══ MATERIALS PROVIDED

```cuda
struct FillState {
  int W = 0, H = 0, pitch = 0, rows = 0, tilesX = 0, tilesY = 0;
  DevBuf<float> Zp, Wp;
  DevBuf<int> list0, list1, plist, stamp, sides, keys;
  DevBuf<int> dirty, tflag;
  DevBuf<int> staged;
  float zmin = 0.f, zmax = 0.f;
  bool first_run = true;
  bool ordered = false;
  int step_mode = 0;
  bool topo4 = false;
  std::vector<float> levels;
  DevBuf<FillDev> dev;
  CUtensorMap mapW, mapZ;
  int round = 0;
  int grid = 0;
  int64_t rounds_run = 0;
  int64_t live_rounds = 0;
  int64_t visits_seen = 0;
  bool still_active = false;
  int64_t sched_round = 0;

  float *Wb = nullptr;
  int wpitch = 0, wox = 0, woy = 0;
  bool inplace = false;
  DevBuf<float> Zc;
  const float *stage_coarse = nullptr;
  int stage_wc = 0, stage_k = 1, stage_yoff = 0;
  CUtensorMap mapZstage;

  void use_padded_layout(size_t np) {
    inplace = false;
    Zc.reset();
    Zp.alloc(np);
    Wp.alloc(np);
    Wb = Wp.p;
    wpitch = pitch;
    wox = PADL;
    woy = 1;
  }

  void begin(const float *d_dem, int w, int h, const float *d_coarse = nullptr, int coarse_w = 0, int coarse_k = 0,
             int coarse_yoff = 0, bool in_place = false) {
    Ctx &c = ctx();
    W = w;
    H = h;
    tilesX = (w + TX - 1) / TX;
    tilesY = (h + TY - 1) / TY;
    pitch = tilesX * TX + 2 * PADL;
    rows = tilesY * TY + 2;
    const size_t np = (size_t)pitch * rows;
    if (in_place && c.params.fill_external_z != 0 && (w & 3) == 0 && ((uintptr_t)d_dem & 15) == 0) {
      inplace = true;
      Zp.reset();
      Wp.reset();
      Zc.alloc((size_t)w * h);
      Wb = const_cast<float *>(d_dem);
      wpitch = w;
      wox = woy = 0;
    } else {
      use_padded_layout(np);
    }
    stage_coarse = inplace && d_coarse ? d_coarse : nullptr;
    stage_wc = coarse_w;
    stage_k = coarse_k;
    stage_yoff = coarse_yoff;
    const size_t nt = (size_t)tilesX * tilesY;
    list0.alloc(nt);
    list1.alloc(nt);
    plist.alloc(nt);
    stamp.alloc(nt);
    sides.alloc(2 * nt);
    keys.alloc(2 * nt);
    dev.alloc(1);
    RDB_CK(cudaMemsetAsync(stamp.p, 0, nt * sizeof(int), c.stream));
    RDB_CK(cudaMemsetAsync(sides.p, 0, 2 * nt * sizeof(int), c.stream));
    if (stage_coarse) {
      staged.alloc(nt);
      RDB_CK(cudaMemsetAsync(staged.p, 0, nt * sizeof(int), c.stream));
    }
    {
      FillDev h0;
      memset(&h0, 0, sizeof(h0));
      h0.zmin_ord = ORD_POS_INF;
      h0.zmax_ord = f2ord(-__builtin_inff());
      memcpy(c.pinned, &h0, sizeof(h0));
      RDB_CK(cudaMemcpyAsync(dev.p, c.pinned, sizeof(FillDev), cudaMemcpyHostToDevice, c.stream));
    }
    {
      const int n2 = (int)(2 * nt);
      fill_i32_kernel<<<(n2 + 255) / 256, 256, 0, c.stream>>>(keys.p, ORD_POS_INF, n2);
      count_launch();
      dim3 blk(128), grd((pitch / 4 + 127) / 128, rows < 2048 ? rows : 2048);
      if (stage_coarse) {
      } else if (inplace) {
        dim3 grdc((W / 4 + 127) / 128, H < 2048 ? H : 2048);
        fill_init_kernel<false><<<grdc, blk, 0, c.stream>>>(d_dem, Zc.p, Wb, W, H, W, H, 0, 0, dev.p, nullptr, 0, 1, 0);
        count_launch();
      } else if (d_coarse) {
        fill_init_kernel<true><<<grd, blk, 0, c.stream>>>(d_dem, Zp.p, Wp.p, W, H, pitch, rows, PADL, 1, dev.p, d_coarse,
                                                         coarse_w, coarse_k, coarse_yoff);
        count_launch();
      } else {
        fill_init_kernel<false><<<grd, blk, 0, c.stream>>>(d_dem, Zp.p, Wp.p, W, H, pitch, rows, PADL, 1, dev.p, nullptr, 0, 1,
                                                          0);
        count_launch();
      }
      RDB_CK(cudaGetLastError());
      zmin = zmax = 0.f;
      if (!d_coarse) {
        FillDev *hd = (FillDev *)c.pinned;
        RDB_CK(cudaMemcpyAsync(hd, dev.p, sizeof(FillDev), cudaMemcpyDeviceToHost, c.stream));
        RDB_CK(cudaStreamSynchronize(c.stream));
        zmin = ord2f(hd->zmin_ord);
        zmax = ord2f(hd->zmax_ord);
        if (!(zmin <= zmax)) zmin = zmax = 0.f;
      }
      ordered = c.params.fill_ordered != 0 && zmax > zmin && !d_coarse;
      levels.clear();
      if (ordered) {
        int64_t R = c.params.fill_order_rounds;
        if (R <= 0) R = (int64_t)(0.8 * (tilesX > tilesY ? tilesX : tilesY));
        if (R < 8) {
          ordered = false;
        } else {
          DevBuf<unsigned int> hist(HIST_BINS);
          RDB_CK(cudaMemsetAsync(hist.p, 0, HIST_BINS * sizeof(unsigned int), c.stream));
          const int stride = rows > 4096 ? 16 : (rows > 512 ? 4 : 1);
          const int nb = (rows - 2 + stride - 1) / stride;
          if (inplace)
            fill_hist_kernel<<<nb, 256, 0, c.stream>>>(Zc.p, W, W, H, stride, zmin, 1.0f / (zmax - zmin), hist.p);
          else
            fill_hist_kernel<<<nb, 256, 0, c.stream>>>(Zp.p + pitch, pitch, pitch, rows - 1, stride, zmin, 1.0f / (zmax - zmin),
                                                       hist.p);
          RDB_CK(cudaGetLastError());
          count_launch();
          unsigned int *hh = (unsigned int *)c.pinned;
          RDB_CK(cudaMemcpyAsync(hh, hist.p, HIST_BINS * sizeof(unsigned int), cudaMemcpyDeviceToHost, c.stream));
          RDB_CK(cudaStreamSynchronize(c.stream));
          double total = 0;
          for (int k = 0; k < HIST_BINS; k++) total += hh[k];
          levels.resize((size_t)R);
          double cum = 0;
          int bin = 0;
          for (int64_t k = 0; k < R; k++) {
            const double want = total * (double)(k + 1) / (double)R;
            while (bin < HIST_BINS - 1 && cum + hh[bin] < want) cum += hh[bin++];
            levels[(size_t)k] = zmin + (zmax - zmin) * (float)(bin + 1) / (float)HIST_BINS;
          }
        }
      }
    }
    if (inplace) {
      mapW = make_map(Wb, W, H, SP, SROWS);
      mapZ = make_map(Zc.p, W, H, TX, TY);
      if (stage_coarse) mapZstage = make_map(Wb, W, H, TX, TY);
    } else {
      mapW = make_map(Wp.p, pitch, rows, SP, SROWS);
      mapZ = make_map(Zp.p, pitch, rows, TX, TY);
    }
    int per_sm = 0;
    RDB_CK(cudaOccupancyMaxActiveBlocksPerMultiprocessor(&per_sm, fill_sweep_kernel<0>, FILL_THREADS, 0));
    if (per_sm < 1) per_sm = 1;
// ... 18 lines not shown
    rows = tilesY * TY + 2;
    use_padded_layout((size_t)pitch * rows);
    const size_t nt = (size_t)tilesX * tilesY;
    list0.alloc(nt);
    list1.alloc(nt);
    plist.alloc(nt);
    stamp.alloc(nt);
    sides.alloc(2 * nt);
    keys.alloc(2 * nt);
    dev.alloc(1);
    RDB_CK(cudaMemsetAsync(stamp.p, 0, nt * sizeof(int), c.stream));
    RDB_CK(cudaMemsetAsync(sides.p, 0, 2 * nt * sizeof(int), c.stream));
    RDB_CK(cudaMemsetAsync(dev.p, 0, sizeof(FillDev), c.stream));
    const int n2 = (int)(2 * nt);
    fill_i32_kernel<<<(n2 + 255) / 256, 256, 0, c.stream>>>(keys.p, ORD_POS_INF, n2);
    dim3 blk(128), grd((pitch + 127) / 128, rows < 2048 ? rows : 2048);
    clear_flags();
    dist_pad_init_kernel<<<grd, blk, 0, c.stream>>>(d_open, open_bit, d_winit, Zp.p, Wp.p, W, H, pitch, rows, ghost_top,
                                                    ghost_bottom, tflag.p, tilesX);
    RDB_CK(cudaGetLastError());
    count_launch(2);
    ordered = false;
    mapW = make_map(Wp.p, pitch, rows, SP, SROWS);
    mapZ = make_map(Zp.p, pitch, rows, TX, TY);
    int per_sm = 0;
    RDB_CK(cudaOccupancyMaxActiveBlocksPerMultiprocessor(&per_sm, fill_sweep_kernel<1>, FILL_THREADS, 0));
    if (per_sm < 1) per_sm = 1;
    grid = c.num_sms * per_sm;
    round = 1;
    seed_from_flags();
  }

  void seed_worklist(const std::vector<int> &tiles) {
    Ctx &c = ctx();
    if (tiles.empty()) return;
    DevBuf<int> d(tiles.size());
    RDB_CK(cudaMemcpyAsync(d.p, tiles.data(), tiles.size() * sizeof(int), cudaMemcpyHostToDevice, c.stream));
    FillArgs a = make_args();
    a.round = round;
    fill_seed_kernel<<<(unsigned)((tiles.size() + 255) / 256), 256, 0, c.stream>>>(a, d.p, (int)tiles.size());
    RDB_CK(cudaGetLastError());
    count_launch();
    RDB_CK(cudaStreamSynchronize(c.stream));
  }

  FillArgs make_args() {
    Ctx &c = ctx();
    FillArgs a;
    memset(&a, 0, sizeof(a));
    if (inplace) {
      a.Z = Zc.p;
      a.zpitch = W;
      a.inplace = 1;
    } else {
      a.Z = Zp.p;
      a.zpitch = pitch;
      a.zox = PADL;
      a.zoy = 1;
    }
    a.Wc = stage_wc;
    a.pool = stage_k;
    a.yoff = stage_yoff;
    a.staged = staged.p;
    a.Wp = Wb;
    a.pitch = wpitch;
    a.wox = wox;
    a.woy = woy;
    a.W = W;
    a.H = H;
    a.tilesX = tilesX;
    a.tilesY = tilesY;
    a.list0 = list0.p;
    a.list1 = list1.p;
    a.stamp = stamp.p;
    a.sides = sides.p;
    a.keys = keys.p;
    a.plist = plist.p;
    a.dev = dev.p;
    a.max_iters = (int)c.params.fill_max_iters;
    a.use_tma = (int)c.params.fill_use_tma;
    a.profile = (int)c.params.fill_profile;
    a.level = __builtin_inff();
    a.dirty = dirty.p;
    return a;
  }

  bool timed = true;
  int batch_edge = 0;
  void launch_batch(int per_sync) {
    Ctx &c = ctx();
    FillArgs a = make_args();
    if (timed) RDB_CK(cudaEventRecord(c.evk0, c.stream));
    for (int k = 0; k < per_sync; k++) {
      a.round = round;
      if (ordered && sched_round < (int64_t)levels.size()) {
        a.level = levels[(size_t)sched_round];
        a.use_proc = 1;
        fill_admit_kernel<<<c.num_sms * 2, 256, 0, c.stream>>>(a);
        c.stats.kernel_launches++;
      } else {
        a.level = __builtin_inff();
        a.use_proc = 0;
      }
      sched_round++;
      a.coarse = round == 1 ? stage_coarse : nullptr;
      a.Z = a.coarse ? Wb : (inplace ? Zc.p : Zp.p);
      a.zcopy = a.coarse ? Zc.p : nullptr;
      const CUtensorMap &mz = a.coarse ? mapZstage : mapZ;
      if (step_mode) fill_sweep_kernel<1><<<grid, FILL_THREADS, 0, c.stream>>>(mapW, mz, mapZ, a);
      else if (a.coarse && topo4) fill_sweep_kernel<0, true, true><<<grid, FILL_THREADS, 0, c.stream>>>(mapW, mz, mapZ, a);
      else if (a.coarse) fill_sweep_kernel<0, false, true><<<grid, FILL_THREADS, 0, c.stream>>>(mapW, mz, mapZ, a);
      else if (topo4) fill_sweep_kernel<0, true><<<grid, FILL_THREADS, 0, c.stream>>>(mapW, mz, mapZ, a);
      else fill_sweep_kernel<0><<<grid, FILL_THREADS, 0, c.stream>>>(mapW, mz, mapZ, a);
      round++;
    }
    if (timed) RDB_CK(cudaEventRecord(c.evk1, c.stream));
    RDB_CK(cudaGetLastError());
    RDB_CK(cudaMemcpyAsync(c.pinned, dev.p, sizeof(FillDev), cudaMemcpyDeviceToHost, c.stream));
    c.stats.kernel_launches += per_sync;
    rounds_run += per_sync;
    if (round > (1 << 30)) fail("fill: round counter overflow");
  }
  bool collect() {
    Ctx &c = ctx();
    RDB_CK(cudaStreamSynchronize(c.stream));
    if (timed) {
      float t = 0;
      RDB_CK(cudaEventElapsedTime(&t, c.evk0, c.evk1));
      c.stats.ms_main_kernel += t;
    }
    const FillDev *hd = (const FillDev *)c.pinned;
    still_active = hd->ctl[round % 3].count != 0;
    if (!still_active) first_run = false;
    live_rounds = (int64_t)hd->live_rounds;
    visits_seen = (int64_t)hd->visits;
    iters_seen = (int64_t)hd->iters;
    batch_edge = hd->edge_changed;
    return still_active;
  }
  int64_t iters_seen = 0;

  int run(int64_t max_rounds = 0) {
    Ctx &c = ctx();
    int64_t rounds_this_call = 0;
    int per_sync = (int)(c.params.fill_rounds_per_sync > 0 ? c.params.fill_rounds_per_sync : 16);
    if (max_rounds > 0 && max_rounds < per_sync) per_sync = (int)max_rounds;
    RDB_CK(cudaMemsetAsync(&dev.p->edge_changed, 0, sizeof(int), c.stream));
    for (;;) {
      launch_batch(per_sync);
      collect();
      rounds_this_call += per_sync;
      if (!still_active) break;
      if (max_rounds > 0 && rounds_this_call >= max_rounds) break;
    }
    const FillDev *hd = (const FillDev *)c.pinned;
    c.stats.fill_rounds = live_rounds;
    c.stats.fill_tile_visits = visits_seen;
    c.stats.fill_tile_iters = iters_seen;
    c.stats.fill_tile_cells = TX * TY;
    if (c.params.fill_profile) {
      fprintf(stderr, "[fill profile] deferred=%llu visits=%llu iters=%llu block_updates=%llu (%.1f%% of 256/iter) warp_updates=%llu (%.1f%% of 8/iter) idle_visits=%llu hist(1,2,3-4,5-8,9-16,17-32,33-64,65+)=",
              hd->deferred, hd->visits, hd->iters, hd->block_updates, 100.0 * hd->block_updates / (256.0 * hd->iters + 1),
              hd->warp_updates, 100.0 * hd->warp_updates / (8.0 * hd->iters + 1), hd->idle_visits);
      for (int k = 0; k < 8; k++) fprintf(stderr, "%llu ", hd->iter_hist[k]);
      fprintf(stderr, "\n");
    }
    return batch_edge | (still_active ? 4 : 0);
  }

  void track_dirty() {
    Ctx &c = ctx();
    const size_t nt = (size_t)tilesX * tilesY;
    dirty.alloc(nt);
    RDB_CK(cudaMemsetAsync(dirty.p, 0, nt * sizeof(int), c.stream));
  }
  void clear_dirty() {
    if (dirty.p) RDB_CK(cudaMemsetAsync(dirty.p, 0, (size_t)tilesX * tilesY * sizeof(int), ctx().stream));
  }
  void seed_from_flags(int *d_count = nullptr) {
    Ctx &c = ctx();
    const int nt = tilesX * tilesY;
    FillArgs a = make_args();
    a.round = round;
    fill_seed_flags_kernel<<<(nt + 255) / 256, 256, 0, c.stream>>>(a, tflag.p, nt, d_count);
    RDB_CK(cudaGetLastError());
    count_launch();
  }
  void clear_flags() {
    const size_t nt = (size_t)tilesX * tilesY;
    if (!tflag.p) tflag.alloc(nt);
    RDB_CK(cudaMemsetAsync(tflag.p, 0, nt * sizeof(int), ctx().stream));
  }
  void restrict_into(FillState &cs, int k) {
    Ctx &c = ctx();
    cs.clear_flags();
    const bool selective = dirty.p && TX % k == 0 && TY % k == 0;
    dim3 blk(256), grd((unsigned)((cs.W + 255) / 256), (unsigned)(cs.H < 4096 ? cs.H : 4096));
    fill_restrict_kernel<<<grd, blk, 0, c.stream>>>(Wb, wpitch, wox, woy, W, H, cs.Wb, cs.wpitch, cs.wox, cs.woy, cs.W, cs.H,
                                                    k, selective ? dirty.p : nullptr, tilesX, cs.tflag.p, cs.tilesX);
    RDB_CK(cudaGetLastError());
    count_launch();
    cs.seed_from_flags();
    clear_dirty();
  }
  void blockmax_into(float *d_out, int wc, int hc, int k, int yoff, int y_lo, int y_hi, bool selective = false) {
    Ctx &c = ctx();
    dim3 blk(256), grd((unsigned)((wc + 255) / 256), (unsigned)((y_hi - y_lo) / k + 2 < 4096 ? (y_hi - y_lo) / k + 2 : 4096));
    const bool sel = selective && dirty.p && TX % k == 0;
    fill_blockmax_kernel<<<grd, blk, 0, c.stream>>>(Wb, wpitch, wox, woy, W, y_lo, y_hi, yoff, d_out, wc, hc, k,
                                                    sel ? dirty.p : nullptr, tilesX);
    RDB_CK(cudaGetLastError());
    count_launch();
    if (sel) clear_dirty();
  }
  void prolong_from(const float *d_wc, int cpitch, int coff_x, int coff_y, int k, int yoff = 0, const int *cdirty = nullptr,
                    int ctilesX = 0, int *d_count = nullptr) {
    Ctx &c = ctx();
    clear_flags();
    const int nt = tilesX * tilesY;
    fill_prolong_kernel<<<nt, 256, 0, c.stream>>>(Wb, wpitch, wox, woy, W, H, d_wc, cpitch, coff_x, coff_y, k, tflag.p, tilesX,
                                                  yoff, cdirty, ctilesX);
    RDB_CK(cudaGetLastError());
    count_launch();
    seed_from_flags(d_count);
  }
  void prolong_from_level(FillState &cs, int k, int yoff = 0, int *d_count = nullptr) {
    prolong_from(cs.Wb, cs.wpitch, cs.wox, cs.woy, k, yoff, cs.dirty.p, cs.tilesX, d_count);
    cs.clear_dirty();
  }
  void ghost_update(int y, const float *d_row, int *d_lowered) {
    Ctx &c = ctx();
    clear_flags();
    fill_ghost_update_kernel<<<(W + 255) / 256, 256, 0, c.stream>>>(Wp.p, Zp.p, pitch, W, H, y, d_row, tflag.p, tilesX, d_lowered);
    RDB_CK(cudaGetLastError());
    count_launch();
    seed_from_flags();
  }

  void read_row(int y, float *d_row) {
    if (y < 0 || y >= H) fail("fill_read_row: row %d out of range", y);
    RDB_CK(cudaMemcpyAsync(d_row, Wb + (size_t)(y + woy) * wpitch + wox, (size_t)W * 4,
                           cudaMemcpyDeviceToDevice, ctx().stream));
  }

  void update_row(int y, const float *d_row) {
    if (y != 0 && y != H - 1) fail("fill_update_row: only boundary rows (0, height-1) can be replaced");
    Ctx &c = ctx();
    const size_t o = (size_t)(y + 1) * pitch + PADL;
    RDB_CK(cudaMemcpyAsync(Wp.p + o, d_row, (size_t)W * 4, cudaMemcpyDeviceToDevice, c.stream));
    RDB_CK(cudaMemcpyAsync(Zp.p + o, d_row, (size_t)W * 4, cudaMemcpyDeviceToDevice, c.stream));
    pending_rows.push_back(y);
// ... 569 lines not shown
```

════

**ASSIGNMENT:** In the data above, tally the lines holding "want" and answer with the figure only.

**EXERCISE RESULT:** 2